● **WHAT IS EXPECTED**: When a line in the entries contains the word "char", copy that line in full.

● **RECORDS FOR THIS EXERCISE**:
────────────────────────────────────────

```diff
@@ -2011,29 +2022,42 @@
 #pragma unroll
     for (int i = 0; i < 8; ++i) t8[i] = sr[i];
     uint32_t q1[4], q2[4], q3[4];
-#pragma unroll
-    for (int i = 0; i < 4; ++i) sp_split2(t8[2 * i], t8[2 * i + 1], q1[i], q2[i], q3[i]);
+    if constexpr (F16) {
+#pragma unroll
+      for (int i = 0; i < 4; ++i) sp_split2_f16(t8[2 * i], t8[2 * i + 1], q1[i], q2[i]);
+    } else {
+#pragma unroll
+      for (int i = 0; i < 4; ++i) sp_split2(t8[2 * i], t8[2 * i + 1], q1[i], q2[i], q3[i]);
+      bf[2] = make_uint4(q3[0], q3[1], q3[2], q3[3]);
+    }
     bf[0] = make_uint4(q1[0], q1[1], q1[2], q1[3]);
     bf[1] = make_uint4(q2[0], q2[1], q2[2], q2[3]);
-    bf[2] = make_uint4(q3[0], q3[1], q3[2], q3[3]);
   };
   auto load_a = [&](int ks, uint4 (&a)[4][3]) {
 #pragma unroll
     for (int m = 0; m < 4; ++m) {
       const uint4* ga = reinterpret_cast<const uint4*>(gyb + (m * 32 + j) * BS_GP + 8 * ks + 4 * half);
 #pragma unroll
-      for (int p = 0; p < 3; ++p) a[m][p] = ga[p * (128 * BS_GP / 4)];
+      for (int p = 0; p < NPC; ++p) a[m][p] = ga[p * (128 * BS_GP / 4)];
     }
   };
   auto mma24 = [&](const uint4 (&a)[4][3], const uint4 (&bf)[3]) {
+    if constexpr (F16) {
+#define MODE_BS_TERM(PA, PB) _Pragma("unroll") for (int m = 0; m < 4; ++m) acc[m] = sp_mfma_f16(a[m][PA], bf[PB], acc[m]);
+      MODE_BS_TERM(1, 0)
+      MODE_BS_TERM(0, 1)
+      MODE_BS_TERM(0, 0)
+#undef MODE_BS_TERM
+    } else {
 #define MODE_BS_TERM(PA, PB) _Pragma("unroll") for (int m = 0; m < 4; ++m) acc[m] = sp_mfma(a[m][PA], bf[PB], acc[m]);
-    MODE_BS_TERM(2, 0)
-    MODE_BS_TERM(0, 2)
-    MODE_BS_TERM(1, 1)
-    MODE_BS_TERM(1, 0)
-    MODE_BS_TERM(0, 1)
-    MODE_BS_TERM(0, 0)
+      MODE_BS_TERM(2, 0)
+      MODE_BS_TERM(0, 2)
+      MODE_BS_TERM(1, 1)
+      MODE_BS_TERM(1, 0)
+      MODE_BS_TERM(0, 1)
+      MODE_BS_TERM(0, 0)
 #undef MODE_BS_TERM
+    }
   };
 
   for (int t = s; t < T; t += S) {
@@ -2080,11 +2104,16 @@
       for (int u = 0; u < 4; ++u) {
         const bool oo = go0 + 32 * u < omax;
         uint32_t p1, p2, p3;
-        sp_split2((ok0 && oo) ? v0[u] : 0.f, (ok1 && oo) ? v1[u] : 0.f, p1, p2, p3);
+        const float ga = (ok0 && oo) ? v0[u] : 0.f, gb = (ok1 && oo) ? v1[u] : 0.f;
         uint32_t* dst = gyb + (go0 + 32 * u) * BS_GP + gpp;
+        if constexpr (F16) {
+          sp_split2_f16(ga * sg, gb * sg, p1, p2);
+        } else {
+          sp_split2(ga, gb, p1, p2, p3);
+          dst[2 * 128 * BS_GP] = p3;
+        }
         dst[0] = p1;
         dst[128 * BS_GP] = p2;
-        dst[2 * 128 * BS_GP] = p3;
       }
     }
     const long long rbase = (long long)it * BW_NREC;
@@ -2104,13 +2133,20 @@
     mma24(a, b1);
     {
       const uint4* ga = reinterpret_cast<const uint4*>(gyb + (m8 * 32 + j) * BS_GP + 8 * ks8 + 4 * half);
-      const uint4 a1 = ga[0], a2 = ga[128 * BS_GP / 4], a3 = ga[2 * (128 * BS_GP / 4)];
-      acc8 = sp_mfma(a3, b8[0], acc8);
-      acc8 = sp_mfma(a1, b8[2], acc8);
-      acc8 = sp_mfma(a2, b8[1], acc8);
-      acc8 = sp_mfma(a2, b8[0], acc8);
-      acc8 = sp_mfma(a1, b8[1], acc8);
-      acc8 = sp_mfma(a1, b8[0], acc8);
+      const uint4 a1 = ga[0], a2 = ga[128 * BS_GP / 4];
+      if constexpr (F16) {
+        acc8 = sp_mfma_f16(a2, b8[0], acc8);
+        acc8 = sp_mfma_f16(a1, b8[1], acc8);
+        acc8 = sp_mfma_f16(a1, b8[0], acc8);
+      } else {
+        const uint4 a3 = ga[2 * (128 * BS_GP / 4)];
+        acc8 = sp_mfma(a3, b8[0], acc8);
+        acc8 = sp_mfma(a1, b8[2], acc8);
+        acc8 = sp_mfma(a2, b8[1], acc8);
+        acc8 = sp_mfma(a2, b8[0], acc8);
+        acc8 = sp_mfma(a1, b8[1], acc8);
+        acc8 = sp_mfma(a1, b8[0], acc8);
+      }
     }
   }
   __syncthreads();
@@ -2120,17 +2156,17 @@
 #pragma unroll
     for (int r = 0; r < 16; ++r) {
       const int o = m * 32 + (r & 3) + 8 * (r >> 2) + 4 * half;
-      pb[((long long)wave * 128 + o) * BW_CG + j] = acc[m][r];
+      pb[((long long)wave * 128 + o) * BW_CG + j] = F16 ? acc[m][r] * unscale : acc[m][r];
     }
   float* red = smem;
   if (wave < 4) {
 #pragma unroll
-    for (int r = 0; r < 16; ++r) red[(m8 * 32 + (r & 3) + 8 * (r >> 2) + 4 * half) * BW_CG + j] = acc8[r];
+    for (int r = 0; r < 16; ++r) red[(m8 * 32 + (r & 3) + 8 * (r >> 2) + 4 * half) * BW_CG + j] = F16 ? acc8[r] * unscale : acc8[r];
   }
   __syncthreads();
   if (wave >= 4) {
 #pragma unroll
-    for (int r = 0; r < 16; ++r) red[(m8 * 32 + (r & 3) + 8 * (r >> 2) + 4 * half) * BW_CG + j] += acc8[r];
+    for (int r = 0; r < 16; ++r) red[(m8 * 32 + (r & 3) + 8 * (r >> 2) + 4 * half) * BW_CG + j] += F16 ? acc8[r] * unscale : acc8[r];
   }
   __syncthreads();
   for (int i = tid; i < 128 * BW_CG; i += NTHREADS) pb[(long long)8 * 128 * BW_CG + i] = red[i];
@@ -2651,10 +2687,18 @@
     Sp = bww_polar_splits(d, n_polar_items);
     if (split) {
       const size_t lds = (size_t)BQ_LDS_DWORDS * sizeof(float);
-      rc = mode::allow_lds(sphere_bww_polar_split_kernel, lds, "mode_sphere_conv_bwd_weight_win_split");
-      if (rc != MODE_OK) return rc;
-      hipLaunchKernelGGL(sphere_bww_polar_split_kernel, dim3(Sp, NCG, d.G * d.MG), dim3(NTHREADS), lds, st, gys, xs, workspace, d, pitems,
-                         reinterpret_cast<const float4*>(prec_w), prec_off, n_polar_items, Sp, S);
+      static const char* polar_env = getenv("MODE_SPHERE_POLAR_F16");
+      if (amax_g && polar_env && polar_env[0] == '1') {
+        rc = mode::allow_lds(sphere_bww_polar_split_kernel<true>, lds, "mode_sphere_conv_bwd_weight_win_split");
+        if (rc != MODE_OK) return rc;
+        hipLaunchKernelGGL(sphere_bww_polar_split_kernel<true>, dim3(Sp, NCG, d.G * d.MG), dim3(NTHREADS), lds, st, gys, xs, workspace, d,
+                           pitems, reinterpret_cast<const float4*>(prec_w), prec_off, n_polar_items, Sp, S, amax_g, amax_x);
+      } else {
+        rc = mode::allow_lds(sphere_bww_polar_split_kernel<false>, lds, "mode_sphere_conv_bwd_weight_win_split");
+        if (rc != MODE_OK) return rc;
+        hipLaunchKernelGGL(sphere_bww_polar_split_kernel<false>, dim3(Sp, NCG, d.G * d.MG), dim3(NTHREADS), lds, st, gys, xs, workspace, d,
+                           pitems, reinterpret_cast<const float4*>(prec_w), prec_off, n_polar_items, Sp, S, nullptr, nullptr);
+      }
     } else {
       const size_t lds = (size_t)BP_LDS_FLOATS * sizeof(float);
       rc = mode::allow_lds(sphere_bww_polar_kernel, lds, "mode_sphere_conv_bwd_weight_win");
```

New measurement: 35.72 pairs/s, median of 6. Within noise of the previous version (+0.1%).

────────────────────────────────────────

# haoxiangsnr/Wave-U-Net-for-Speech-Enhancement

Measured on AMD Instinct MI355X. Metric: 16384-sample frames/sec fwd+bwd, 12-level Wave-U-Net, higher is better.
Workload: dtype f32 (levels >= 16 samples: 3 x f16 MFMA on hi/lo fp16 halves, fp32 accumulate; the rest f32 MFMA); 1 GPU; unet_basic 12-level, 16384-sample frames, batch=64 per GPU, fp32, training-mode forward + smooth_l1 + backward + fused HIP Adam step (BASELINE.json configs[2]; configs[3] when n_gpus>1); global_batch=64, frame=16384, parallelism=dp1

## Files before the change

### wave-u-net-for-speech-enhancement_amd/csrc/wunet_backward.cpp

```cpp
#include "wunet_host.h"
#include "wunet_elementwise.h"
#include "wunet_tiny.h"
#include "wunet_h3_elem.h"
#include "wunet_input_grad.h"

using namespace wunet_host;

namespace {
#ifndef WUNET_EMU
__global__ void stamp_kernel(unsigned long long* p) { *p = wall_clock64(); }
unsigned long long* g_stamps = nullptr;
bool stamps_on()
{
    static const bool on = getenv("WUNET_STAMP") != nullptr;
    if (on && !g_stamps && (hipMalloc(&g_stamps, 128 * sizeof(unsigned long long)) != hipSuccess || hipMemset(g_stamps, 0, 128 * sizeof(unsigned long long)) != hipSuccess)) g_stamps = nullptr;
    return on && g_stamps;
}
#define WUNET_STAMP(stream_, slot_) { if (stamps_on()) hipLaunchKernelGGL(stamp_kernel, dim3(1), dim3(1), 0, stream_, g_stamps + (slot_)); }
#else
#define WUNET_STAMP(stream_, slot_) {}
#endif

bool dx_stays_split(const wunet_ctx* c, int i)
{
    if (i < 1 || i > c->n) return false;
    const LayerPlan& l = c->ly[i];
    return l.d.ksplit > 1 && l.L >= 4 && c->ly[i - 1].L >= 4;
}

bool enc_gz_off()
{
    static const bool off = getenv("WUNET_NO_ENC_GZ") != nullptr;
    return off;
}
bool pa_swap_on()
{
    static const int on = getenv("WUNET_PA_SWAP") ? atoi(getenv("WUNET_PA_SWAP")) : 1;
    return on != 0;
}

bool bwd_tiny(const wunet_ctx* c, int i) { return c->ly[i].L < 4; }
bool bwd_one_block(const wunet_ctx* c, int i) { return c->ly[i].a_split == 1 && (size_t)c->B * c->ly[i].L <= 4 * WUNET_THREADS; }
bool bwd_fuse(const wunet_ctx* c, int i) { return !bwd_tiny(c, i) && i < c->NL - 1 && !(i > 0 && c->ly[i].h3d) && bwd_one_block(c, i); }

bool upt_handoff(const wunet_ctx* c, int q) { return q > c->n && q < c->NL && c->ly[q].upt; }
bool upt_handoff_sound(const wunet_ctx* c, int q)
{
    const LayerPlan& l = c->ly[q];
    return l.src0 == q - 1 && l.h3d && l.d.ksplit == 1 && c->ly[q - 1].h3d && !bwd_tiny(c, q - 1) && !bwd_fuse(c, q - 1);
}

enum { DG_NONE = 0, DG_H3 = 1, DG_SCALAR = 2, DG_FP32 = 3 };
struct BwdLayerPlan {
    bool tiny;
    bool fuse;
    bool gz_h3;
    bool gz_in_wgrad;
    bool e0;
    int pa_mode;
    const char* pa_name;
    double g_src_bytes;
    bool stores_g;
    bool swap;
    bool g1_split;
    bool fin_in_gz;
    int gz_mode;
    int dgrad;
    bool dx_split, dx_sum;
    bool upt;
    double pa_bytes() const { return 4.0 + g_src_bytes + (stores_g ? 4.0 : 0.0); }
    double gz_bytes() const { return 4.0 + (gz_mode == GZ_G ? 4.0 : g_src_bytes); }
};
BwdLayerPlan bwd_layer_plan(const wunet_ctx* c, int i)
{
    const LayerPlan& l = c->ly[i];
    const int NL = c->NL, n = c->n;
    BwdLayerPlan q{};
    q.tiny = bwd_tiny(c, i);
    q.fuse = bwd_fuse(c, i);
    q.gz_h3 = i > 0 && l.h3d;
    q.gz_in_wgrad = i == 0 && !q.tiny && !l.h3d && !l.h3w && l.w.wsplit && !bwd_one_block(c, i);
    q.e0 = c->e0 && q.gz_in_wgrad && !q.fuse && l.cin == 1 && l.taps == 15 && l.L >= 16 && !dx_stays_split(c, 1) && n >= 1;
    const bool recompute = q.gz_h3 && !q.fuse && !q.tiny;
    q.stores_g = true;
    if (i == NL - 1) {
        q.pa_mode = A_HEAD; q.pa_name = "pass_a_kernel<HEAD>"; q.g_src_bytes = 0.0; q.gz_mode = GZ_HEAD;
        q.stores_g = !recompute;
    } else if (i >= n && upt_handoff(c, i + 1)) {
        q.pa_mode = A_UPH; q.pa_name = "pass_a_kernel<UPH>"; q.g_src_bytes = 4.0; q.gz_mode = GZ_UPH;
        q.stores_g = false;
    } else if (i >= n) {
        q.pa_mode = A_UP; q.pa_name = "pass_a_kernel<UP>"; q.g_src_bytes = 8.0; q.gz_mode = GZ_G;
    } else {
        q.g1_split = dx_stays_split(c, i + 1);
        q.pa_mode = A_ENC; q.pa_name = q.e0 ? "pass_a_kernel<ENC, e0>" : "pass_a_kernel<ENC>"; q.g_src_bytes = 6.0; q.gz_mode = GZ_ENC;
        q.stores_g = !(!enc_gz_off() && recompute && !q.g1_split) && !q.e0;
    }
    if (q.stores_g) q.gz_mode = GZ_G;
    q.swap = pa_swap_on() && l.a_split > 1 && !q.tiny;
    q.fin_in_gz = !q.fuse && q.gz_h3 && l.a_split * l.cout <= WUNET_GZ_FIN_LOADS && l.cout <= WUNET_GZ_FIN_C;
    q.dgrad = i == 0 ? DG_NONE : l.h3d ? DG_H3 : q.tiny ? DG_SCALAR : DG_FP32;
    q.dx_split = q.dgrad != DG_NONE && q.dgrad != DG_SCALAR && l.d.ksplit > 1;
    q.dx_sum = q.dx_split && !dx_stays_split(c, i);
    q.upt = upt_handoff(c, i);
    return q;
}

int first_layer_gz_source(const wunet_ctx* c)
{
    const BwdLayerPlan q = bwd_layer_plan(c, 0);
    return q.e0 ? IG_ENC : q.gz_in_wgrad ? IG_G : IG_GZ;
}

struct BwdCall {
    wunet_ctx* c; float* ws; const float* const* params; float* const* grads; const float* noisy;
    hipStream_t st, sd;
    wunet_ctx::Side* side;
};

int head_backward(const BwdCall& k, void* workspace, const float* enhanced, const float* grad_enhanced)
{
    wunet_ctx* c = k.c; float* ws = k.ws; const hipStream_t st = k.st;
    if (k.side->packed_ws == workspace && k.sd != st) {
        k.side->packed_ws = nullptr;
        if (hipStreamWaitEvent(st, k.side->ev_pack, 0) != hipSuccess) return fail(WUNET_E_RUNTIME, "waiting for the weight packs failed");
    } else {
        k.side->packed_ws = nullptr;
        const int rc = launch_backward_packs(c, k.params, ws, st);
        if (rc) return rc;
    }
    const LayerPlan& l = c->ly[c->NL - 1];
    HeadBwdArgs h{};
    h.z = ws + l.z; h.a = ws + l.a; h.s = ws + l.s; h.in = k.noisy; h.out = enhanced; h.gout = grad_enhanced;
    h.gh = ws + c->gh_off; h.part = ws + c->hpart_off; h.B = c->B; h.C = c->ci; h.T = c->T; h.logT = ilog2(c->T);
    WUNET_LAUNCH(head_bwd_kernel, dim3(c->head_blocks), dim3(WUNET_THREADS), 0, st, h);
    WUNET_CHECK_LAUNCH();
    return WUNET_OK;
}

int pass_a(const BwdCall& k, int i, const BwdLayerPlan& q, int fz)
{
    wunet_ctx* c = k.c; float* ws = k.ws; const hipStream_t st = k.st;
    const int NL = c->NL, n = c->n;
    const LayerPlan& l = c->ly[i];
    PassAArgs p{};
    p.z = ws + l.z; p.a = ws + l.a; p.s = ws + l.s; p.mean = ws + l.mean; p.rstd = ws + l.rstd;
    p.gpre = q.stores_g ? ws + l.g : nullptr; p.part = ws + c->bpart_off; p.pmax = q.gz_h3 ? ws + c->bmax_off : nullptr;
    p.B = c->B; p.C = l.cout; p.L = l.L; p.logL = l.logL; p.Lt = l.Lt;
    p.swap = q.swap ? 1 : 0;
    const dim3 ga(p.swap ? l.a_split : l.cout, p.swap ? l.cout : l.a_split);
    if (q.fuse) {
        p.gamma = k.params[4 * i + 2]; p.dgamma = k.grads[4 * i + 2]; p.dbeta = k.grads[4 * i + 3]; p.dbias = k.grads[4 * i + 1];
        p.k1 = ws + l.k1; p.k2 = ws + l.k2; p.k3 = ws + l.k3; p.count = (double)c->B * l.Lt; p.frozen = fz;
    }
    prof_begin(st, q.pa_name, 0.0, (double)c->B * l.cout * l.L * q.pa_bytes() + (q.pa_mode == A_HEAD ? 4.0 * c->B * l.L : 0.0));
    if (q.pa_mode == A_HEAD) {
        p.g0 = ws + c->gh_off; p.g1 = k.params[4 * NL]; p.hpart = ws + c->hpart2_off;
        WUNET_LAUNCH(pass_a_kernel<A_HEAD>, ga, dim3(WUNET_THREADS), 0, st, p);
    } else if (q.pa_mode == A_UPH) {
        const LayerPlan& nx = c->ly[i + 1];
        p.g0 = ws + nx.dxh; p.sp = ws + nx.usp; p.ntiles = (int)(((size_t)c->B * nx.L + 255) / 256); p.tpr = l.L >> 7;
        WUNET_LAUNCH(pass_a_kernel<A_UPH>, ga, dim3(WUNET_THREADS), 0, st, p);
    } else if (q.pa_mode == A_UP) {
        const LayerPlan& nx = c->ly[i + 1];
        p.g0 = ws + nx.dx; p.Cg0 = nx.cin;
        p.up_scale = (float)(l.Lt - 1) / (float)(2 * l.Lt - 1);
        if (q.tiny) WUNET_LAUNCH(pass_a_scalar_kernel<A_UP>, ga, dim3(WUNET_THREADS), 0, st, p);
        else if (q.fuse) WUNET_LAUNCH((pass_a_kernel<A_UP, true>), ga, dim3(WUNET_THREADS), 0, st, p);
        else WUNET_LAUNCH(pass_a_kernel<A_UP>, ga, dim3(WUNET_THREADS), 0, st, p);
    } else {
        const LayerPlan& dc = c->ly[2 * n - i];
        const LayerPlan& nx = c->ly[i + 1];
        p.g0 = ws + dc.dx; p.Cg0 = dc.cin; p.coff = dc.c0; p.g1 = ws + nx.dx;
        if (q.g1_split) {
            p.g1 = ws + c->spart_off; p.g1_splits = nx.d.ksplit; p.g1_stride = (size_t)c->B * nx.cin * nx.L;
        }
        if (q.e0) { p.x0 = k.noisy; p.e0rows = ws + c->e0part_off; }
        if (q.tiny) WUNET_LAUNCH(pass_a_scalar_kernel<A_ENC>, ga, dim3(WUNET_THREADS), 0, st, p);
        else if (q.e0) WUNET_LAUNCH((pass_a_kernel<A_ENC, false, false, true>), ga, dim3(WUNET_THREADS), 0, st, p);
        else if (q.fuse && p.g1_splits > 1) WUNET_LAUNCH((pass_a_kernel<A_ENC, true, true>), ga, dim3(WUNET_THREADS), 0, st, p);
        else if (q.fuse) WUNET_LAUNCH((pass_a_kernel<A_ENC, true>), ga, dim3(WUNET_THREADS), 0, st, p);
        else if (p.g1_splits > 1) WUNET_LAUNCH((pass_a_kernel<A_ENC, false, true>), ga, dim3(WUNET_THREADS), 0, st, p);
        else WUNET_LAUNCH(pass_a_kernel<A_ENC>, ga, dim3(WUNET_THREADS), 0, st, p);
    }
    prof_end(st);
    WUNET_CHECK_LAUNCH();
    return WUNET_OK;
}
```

────────────────────────────────────────

● **COMPLETED EXERCISE**:
+      static const char* polar_env = getenv("MODE_SPHERE_POLAR_F16");
    const char* pa_name;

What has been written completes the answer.